Régularité de panel répliquée (70). Ce barreau n’existe pas dans l’échelle générique, et c’est pourtant l’un des rares endroits où le marketing produit des résultats stables sur des décennies. La double pénalité (Ehrenberg, Goodhardt et Barwise, « Double Jeopardy Revisited », Journal of Marketing, 1990) et le modèle Dirichlet (Goodhardt, Ehrenberg et Chatfield, « The Dirichlet: A Comprehensive Model of Buying Behaviour », Journal of the Royal Statistical Society, Series A, 1984) prédisent des valeurs, pas des tendances, et se vérifient sur des données qui n’ont pas servi à les calibrer. Ce qui les maintient sous les deux crans expérimentaux : elles décrivent ce que les acheteurs font, jamais l’effet d’une action.

Méta-analyse (50). L’échelle générique la place au sommet ; ici elle est au milieu, et ce déplacement est le principal écart avec l’épidémiologie. Une méta-analyse ne vaut pas mieux que ses primaires, et en marketing ces primaires sont largement des expériences de laboratoire issues de la psychologie expérimentale, dont l’Open Science Collaboration (« Estimating the Reproducibility of Psychological Science », Science, 2015) a mesuré le taux de reproduction. Agréger proprement des effets fragiles donne une cartographie fiable d’une littérature, pas une preuve de terrain.

Quasi-expérience de marché (35). L’écart avec l’essai randomisé a été mesuré : Gordon, Zettelmeyer, Bhargava et Chapsky (« A Comparison of Approaches to Advertising Measurement: Evidence from Big Field Experiments at Facebook », Marketing Science, 2019) ont comparé, sur les mêmes campagnes, les résultats d’essais randomisés de grande taille et ceux des méthodes observationnelles employées d’ordinaire pour les remplacer. Les secondes s’écartent des premières, parfois assez pour renverser la décision qui en dépend. Une identification bien posée reste informative, elle ne remplace pas l’assignation aléatoire.
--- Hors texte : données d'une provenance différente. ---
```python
def load_library() -> C.CDLL:
    global _lib
    if _lib is not None:
        return _lib
    if not os.path.exists(LIB_PATH):
        raise EngineError(f"{LIB_PATH} is missing: build it with __graft_entry__.build() "
                          f"(hipcc --offload-arch=gfx950). There is no CPU fallback.")
    L = C.CDLL(LIB_PATH)
    vp, ci, cf = C.c_void_p, C.c_int, C.c_float
    L.unina_load_engine.argtypes = [C.c_char_p, ci, C.POINTER(vp)]
    L.unina_unload_engine.argtypes = [vp]
    L.unina_unload_engine.restype = None
    L.unina_engine_input_dims.argtypes = [vp, C.POINTER(ci), C.POINTER(ci), C.POINTER(ci)]
    L.unina_set_tensor_address.argtypes = [vp, C.c_char_p, vp]
    L.unina_tensor_address.argtypes = [vp, C.c_char_p, C.POINTER(vp), C.POINTER(C.c_size_t)]
    L.unina_enqueue.argtypes = [vp, vp]
    L.unina_infer.argtypes = [vp, vp, cf, cf, cf, vp, C.POINTER(ci), vp]
    L.unina_infer_async.argtypes = [vp, vp, cf, cf, cf, vp, vp, vp]
    L.unina_infer_bgra.argtypes = [vp, vp, ci, ci, ci, C.POINTER(NormParams), cf, cf, cf, vp, C.POINTER(ci), vp]
    L.unina_infer_nv12.argtypes = [vp, vp, vp, ci, ci, ci, ci, C.POINTER(NormParams), cf, cf, cf, vp, C.POINTER(ci), vp]
    L.unina_postprocess_async.argtypes = [vp, cf, cf, cf, vp, vp, vp]
    L.unina_last_error.argtypes = [vp]
    L.unina_last_error.restype = C.c_char_p
    L.unina_op_count.argtypes = [vp]
    L.unina_get_op_info.argtypes = [vp, ci, C.POINTER(OpInfo)]
    L.unina_profile_ops.argtypes = [vp, ci, C.POINTER(cf), vp]
    L.unina_profile_post.argtypes = [vp, ci, cf, cf, cf, C.POINTER(cf), vp]
    L.unina_debug_read_buffer.argtypes = [vp, C.c_char_p, vp, C.c_size_t, C.POINTER(ci), C.POINTER(ci), C.POINTER(ci)]
    L.unina_version.restype = C.c_char_p
    L.unina_conv_config_name.restype = C.c_char_p
    L.unina_conv_config_name.argtypes = [ci]
    L.unina_set_op_config.argtypes = [vp, ci, ci]
    L.unina_autotune.argtypes = [vp, ci, vp]
    L.unina_set_fusion.argtypes = [vp, ci]
    L.unina_fusion_groups.argtypes = [vp]
    L.unina_debug_fusable_groups.argtypes = [C.c_char_p]
    L.unina_debug_post_stamps.argtypes = [vp, C.POINTER(C.c_longlong)]
    L.unina_debug_conv_stamps.argtypes = [vp, ci, C.POINTER(C.c_longlong), vp]
    L.unina_debug_dual_stamps.argtypes = [vp, ci, C.POINTER(C.c_longlong), vp]
    L.unina_debug_dual_timeline.argtypes = [vp, ci, C.POINTER(C.c_longlong), ci, vp]
    L.unina_debug_block_stamps.argtypes = [vp, ci, C.POINTER(C.c_longlong), vp]
    L.unina_debug_folded_heads.argtypes = [vp]
    L.unina_debug_owned_streams.argtypes = []
    L.unina_debug_streams_overlap.argtypes = [ci, vp, vp, ci, C.POINTER(C.c_longlong), C.POINTER(ci)]
    L.unina_serial_latency.argtypes = [vp, C.POINTER(vp), ci, ci, cf, cf, cf, C.POINTER(C.c_double), vp]
    L.unina_slice_tiles.argtypes = [ci, ci, ci, ci, cf, cf, C.POINTER(Tile), ci]
    L.unina_infer_tiled_bgra.argtypes = [vp, vp, ci, ci, ci, C.POINTER(Tile), ci, C.POINTER(NormParams), cf, cf, cf, cf, vp,
                                         C.POINTER(ci), vp]
    L.unina_infer_tiled_bgra_async.argtypes = [vp, vp, ci, ci, ci, C.POINTER(Tile), ci, C.POINTER(NormParams), cf, cf, cf, cf, vp,
                                               vp, vp]
    L.unina_infer_tiled_nv12.argtypes = [vp, vp, vp, ci, ci, ci, ci, C.POINTER(Tile), ci, C.POINTER(NormParams), cf, cf, cf, cf, vp,
                                         C.POINTER(ci), vp]
    L.unina_infer_tiled_nv12_async.argtypes = [vp, vp, vp, ci, ci, ci, ci, C.POINTER(Tile), ci, C.POINTER(NormParams), cf, cf, cf, cf,
                                               vp, vp, vp]
    L.unina_merge_tiles_async.argtypes = [vp, vp, vp, C.POINTER(Tile), ci, cf, vp, vp, vp]
    L.unina_letterbox_geometry.argtypes = [ci, ci, ci, ci, C.POINTER(Letterbox)]
    L.unina_infer_letterbox_bgra.argtypes = [vp, vp, ci, ci, ci, C.POINTER(NormParams), cf, cf, cf, cf, ci, vp, C.POINTER(ci), vp]
    L.unina_infer_letterbox_bgra_async.argtypes = [vp, vp, ci, ci, ci, C.POINTER(NormParams), cf, cf, cf, cf, ci, vp, vp, vp]
    L.unina_infer_letterbox_nv12.argtypes = [vp, vp, vp, ci, ci, ci, ci, C.POINTER(NormParams), cf, cf, cf, cf, ci, vp,
                                             C.POINTER(ci), vp]
    L.unina_infer_letterbox_nv12_async.argtypes = [vp, vp, vp, ci, ci, ci, ci, C.POINTER(NormParams), cf, cf, cf, cf, ci, vp, vp, vp]
    L.unina_preprocess_letterbox_bgra.argtypes = [vp, vp, ci, ci, ci, ci, ci, cf, NormParams, vp]
    L.unina_preprocess_letterbox_nv12.argtypes = [vp, vp, vp, ci, ci, ci, ci, ci, ci, cf, NormParams, vp]
    fp, npp = C.POINTER(Frame), C.POINTER(NormParams)
    L.unina_infer_frame.argtypes = [vp, fp, npp, cf, cf, cf, vp, C.POINTER(ci), vp]
    L.unina_infer_frame_async.argtypes = [vp, fp, npp, cf, cf, cf, vp, vp, vp]
    L.unina_infer_letterbox_frame.argtypes = [vp, fp, npp, cf, cf, cf, cf, ci, vp, C.POINTER(ci), vp]
    L.unina_infer_letterbox_frame_async.argtypes = [vp, fp, npp, cf, cf, cf, cf, ci, vp, vp, vp]
    L.unina_infer_tiled_frame.argtypes = [vp, fp, C.POINTER(Tile), ci, npp, cf, cf, cf, cf, vp, C.POINTER(ci), vp]
    L.unina_infer_tiled_frame_async.argtypes = [vp, fp, C.POINTER(Tile), ci, npp, cf, cf, cf, cf, vp, vp, vp]
# ... 430 lines not shown
    def autotune(self, images=None, iters: int = 10, stream=None, cache: Optional[str] = None) -> None:
        import json
        names = self.conv_configs()
        key = f"{self.width}x{self.height}:{self.op_infos()[1]['kernel'][:13]}:" + "|".join(f"{o['m']},{o['n']},{o['k']}" for o in self.op_infos())
        if cache and os.path.exists(cache):
            try:
                with open(cache) as f:
                    blob = json.load(f)
                if blob.get("key") == key and blob.get("configs") == names:
                    for i, c in enumerate(blob["choice"]):
                        if c >= 0:
                            self.set_op_config(i, c)
                    return
            except (ValueError, KeyError):
                pass
        if images is None and self._images is None:
            images = _torch().zeros((1, 3, self.height, self.width), dtype=_torch().float32,
                                    device=_torch().device("cuda", self.device))
        if images is not None:
            self.bind_images(images)
        self._check(self.L.unina_autotune(self.h, iters, _stream_ptr(stream)))
        _torch().cuda.synchronize(self.device)
        if cache:
            norm = [o["kernel"].replace("<f32,", "<f16,") for o in self.op_infos()]
            choice = [names.index(k) if k in names else -1 for k in norm]
            with open(cache, "w") as f:
                json.dump({"key": key, "configs": names, "choice": choice}, f)

    def debug_stamps(self):
        buf = (C.c_longlong * 16)()
        self._check(self.L.unina_debug_post_stamps(self.h, buf))
        return [int(v) for v in buf]

    def conv_stamps(self, op_index: int, stream=None) -> List[int]:
        buf = (C.c_longlong * 8)()
        self._check(self.L.unina_debug_conv_stamps(self.h, op_index, buf, _stream_ptr(stream)))
        return [int(v) for v in buf]

    def dual_stamps(self, op_index: int, stream=None) -> List[int]:
        buf = (C.c_longlong * 16)()
        self._check(self.L.unina_debug_dual_stamps(self.h, op_index, buf, _stream_ptr(stream)))
        return [int(v) for v in buf]

    def block_stamps(self, op_index: int, stream=None) -> List[int]:
        buf = (C.c_longlong * 16)()
        self._check(self.L.unina_debug_block_stamps(self.h, op_index, buf, _stream_ptr(stream)))
        return [int(v) for v in buf]

    def dual_timeline(self, op_index: int, stream=None):
        cap = 2 * 4096 + 2
        buf = (C.c_longlong * cap)()
        n = self.L.unina_debug_dual_timeline(self.h, op_index, buf, cap, _stream_ptr(stream))
        if n <= 0:
            raise RuntimeError(f"unina_debug_dual_timeline: error {-n}")
        return np.array(buf[:2 * n + 2], dtype=np.int64).reshape(n + 1, 2)

    def folded_heads(self) -> List[bool]:
        m = self.L.unina_debug_folded_heads(self.h)
        if m < 0:
            raise EngineError(f"[{ERRORS.get(-m, -m)}] unina_debug_folded_heads")
        return [bool(m >> h & 1) for h in range(3)]

    def conv_configs(self) -> List[str]:
        return [self.L.unina_conv_config_name(i).decode() for i in range(self.L.unina_conv_config_count())]

    def set_op_config(self, op_index: int, cfg: int) -> bool:
# ... 265 lines not shown
```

Mesure déclarative ou de laboratoire (20). Ce cran est bas à cause d’un résultat du champ lui-même : l’écart entre ce qu’un répondant déclare et ce qu’il fait. Sheeran (« Intention-Behavior Relations: A Conceptual and Empirical Review », European Review of Social Psychology, 2002) en donne la revue, et Chandon, Morwitz et Reinartz (« Do Intentions Really Predict Behavior? Self-Generated Validity Effects in Survey Research », Journal of Marketing, 2005) montrent en outre que le fait d’interroger quelqu’un sur son intention déplace son comportement ultérieur. L’instrument mesure quelque chose de réel, mais pas la grandeur sur laquelle porte une décision marketing.

Cas interne non auditable (8). Le plancher ne dit pas que ces matériaux sont faux. Il dit qu’ils n’établissent rien seuls : quand le découpage des groupes, le périmètre et l’interprétation restent à l’intérieur de l’organisation qui a intérêt au résultat, aucun lecteur ne peut refaire le calcul, et un résultat que personne ne peut contredire n’est pas une preuve. C’est le point de rencontre entre ce barreau et la règle de partie prenante énoncée plus haut.